Apparently, some great relief pitching by both teams and game-saving (at the time) DP’s started by Brad Ausmus and Morgan Ensberg don’t count for much. In the opinon of ESPN’s Buster Olney, Tuesday night’s marathon was “just awful baseball”.

The actual baseball was terrible, with the pitchers dominating hitters in a way you rarely see except in games when some of the players haven’t advanced through puberty yet.

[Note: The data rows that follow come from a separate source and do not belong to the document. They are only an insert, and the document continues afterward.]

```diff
@@ -777,7 +802,34 @@
     return std::string("proj=") + (p1 ? "k_proj1" : "k_proj") + ",xattn=k_xattn_seg" +
            (!p1 && xq_proj_active(group) ? "<qproj>" : "") + ",self_attn=" +
            (p1 ? (h ? "k_self_attn<kco>" : "k_self_attn") : h ? "k_self_attn_qkv<pipe+kco>" : "k_self_attn_qkv") +
-           ",tail=vocab+k_logit_part";
+           ",tail=vocab+k_logit_part" +
+           (p1 ? "" : fc1_whole_active(n_win * group, 4 * ns) ? ",fc1=k_fc1_whole" : ",fc1=k_proj+k_reduce_store");
+  }
+
+  int fc1_compare(int layer, int path, const float* x, int rows, float* out) override {
+    if (!finalized) return fail(-9, "weights not finalized");
+    if (layer < 0 || layer >= Ld || rows < 1 || rows > 128 || (path != 0 && path != 1) || !x || !out)
+      return fail(-15, "fc1_compare: bad layer, row count (1..128) or path (0, 1)");
+    if (cur_nwin >= 1 && !step_api)
+      for (int w = 0; w < cur_nwin; ++w) TRY(check_slot_idle(win_slots[w]));
+    rows_dirty = true;
+    const int n = ns, N = 4 * ns;
+    auto& e = dec[layer];
+    std::vector<T> hx((size_t)rows * n), hy((size_t)rows * N);
+    for (size_t i = 0; i < hx.size(); ++i) hx[i] = (T)x[i];
+    HIPCHK(hipMemcpyAsync(xn_d, hx.data(), hx.size() * sizeof(T), hipMemcpyHostToDevice, st));
+    if (path == 1 && fc1_whole_shape(rows, N)) {
+      TRY(fc1_whole(e.w1, e.b1, rows, N, hm_d));
+    } else {
+      int ks = 0;
+      TRY(partial(xn_d, n, e.w1, rows, N, n, &ks));
+      launch_reduce_store<T>(part, ks, (int64_t)rows * N, e.b1, hm_d, N, rows, N, 1, st, slab_h);
+    }
+    HIPCHK(hipMemcpyAsync(hy.data(), hm_d, hy.size() * sizeof(T), hipMemcpyDeviceToHost, st));
+    HIPCHK(hipStreamSynchronize(st));
+    TRY(launch_status(__func__));
+    for (size_t i = 0; i < hy.size(); ++i) out[i] = (float)hy[i];
+    return 0;
   }
 
   int dec_layers_p1(int R, const int* rw, const int* rs, const int* rp, int ancG, int nwin, const int* wr0,
@@ -1704,6 +1756,9 @@
   return launch_status(__func__);
 }
 int wh_time_stage(wh_ctx* ctx, int what, int iters, double* ms) { CTXCALL(ctx->time_stage(what, iters, ms)); }
+int wh_fc1_compare(wh_ctx* ctx, int layer, int path, const float* x, int rows, float* out) {
+  CTXCALL(ctx->fc1_compare(layer, path, x, rows, out));
+}
 #if WH_TUNING
 int wh_tune_share_weights(wh_ctx* ctx, wh_ctx* src) {
   if (!src) return fail(-1, "null source context");
diff --git a/whisper.coreml_amd/whisper/backend_hip.py b/whisper.coreml_amd/whisper/backend_hip.py
--- a/whisper.coreml_amd/whisper/backend_hip.py
+++ b/whisper.coreml_amd/whisper/backend_hip.py
@@ -98,6 +98,7 @@
     "wh_sync": (c_int, [c_void_p]),
     "wh_time_stage": (c_int, [c_void_p, c_int, c_int, POINTER(c_double)]),
     "wh_step_kernels": (c_int, [c_void_p, c_int, c_int, ctypes.c_char_p, c_int]),
+    "wh_fc1_compare": (c_int, [c_void_p, c_int, c_int, c_void_p, c_int, c_void_p]),
     "wh_token_ms": (c_int, [c_void_p, c_void_p, c_int, POINTER(c_int), c_int]),
     "wh_flac_info": (c_int, [c_void_p, c_int64, POINTER(c_int), POINTER(c_int), POINTER(c_int), POINTER(c_int64)]),
     "wh_flac_decode": (c_int, [c_void_p, c_int64, c_void_p, c_int64, POINTER(c_int64)]),
@@ -584,3 +585,11 @@
         ms = c_double()
         self._check(self.lib.wh_time_stage(self.h, what, iters, ctypes.byref(ms)), "wh_time_stage")
         return ms.value
+
+    def fc1_compare(self, layer: int, path: int, x: np.ndarray) -> np.ndarray:
+        x = np.ascontiguousarray(x, dtype=np.float32)
+        rows, n = x.shape
+        assert n == self.dims["n_text_state"]
+        out = np.empty((rows, 4 * n), dtype=np.float32)
+        self._check(self.lib.wh_fc1_compare(self.h, layer, path, _ptr(x), rows, _ptr(out)), "wh_fc1_compare")
+        return out
```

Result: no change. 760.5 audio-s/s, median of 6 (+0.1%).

To say that the Astros’ hitting was ineffective would be like suggesting that Enron had an accounting problem. The Houston batters — seemingly pressing to the point of being numb — rarely even hit the ball hard. Some of that was due to the stuff of Bobby Jenks and the guile of Orlando Hernandez, but there were multiple situations in which all the Astros needed was a groundball of 100 feet, a fly ball of 250 feet. Anything. Houston had one hit in its last 33 at-bats. It wasn’t as if the White Sox fielders were diving all over the place and making great plays, the way they did against the Red Sox in the first round. If they had, the game could have been a classic. The Astros just generated a lot of bad at-bats. It was if the fans at Minute Maid Park weren’t sure how to react. The fans stood, inning after inning, cheering and then going quiet, time and again.

The writers in the press box were tortured, as well. Deadline after deadline passed and as time went on, the number of writers standing at their computers grew, many of them having been told that the last run of their newspapers had begun, and there was no chance to get their stories in the morning paper. But then, nobody was really complaining. Unless you were writing for the papers in Chicago and Houston, there really wasn’t much compelling in Game 3, even as the list of broken records — most pitchers used, longest game by time, etc. — lengthened.

The instant that Blum’s homer cleared the right field fence, the noise made by the 30 guys in the White Sox dugout hovered over all of them.

So there you have it. A battle between the AL and NL champs — with both clubs working their way out of jams right until the very end — actually sucked, because journalists were missing their deadlines (indeed, the press area in the left field grandstand had cleared out well before the 14th inning — nice seats, too). If the Astros struggled to execute against the likes of El Duque and Jenks, well, should a World Series hopeful really have their season riding on Orlando Palmiero? You could say the same of Geoff Blum, really.

Anyhow, this game was so boring that “SportsCenter” devoted its entire opening 10 minutes Wednesday night to recapping the key plays — highlights they’re usually able to cram into a few minutes, max.

Local radio in these parts was dominated by guys whose programs didn’t start until 3pm, complaining about how hard it was to stay up. Which is a nice twist for a future Phil Mushnick column ; the real problem causing games to run late isn’t MLB’s corporate greed. Rather, it’s the Houston Astros’ inability to score any runs.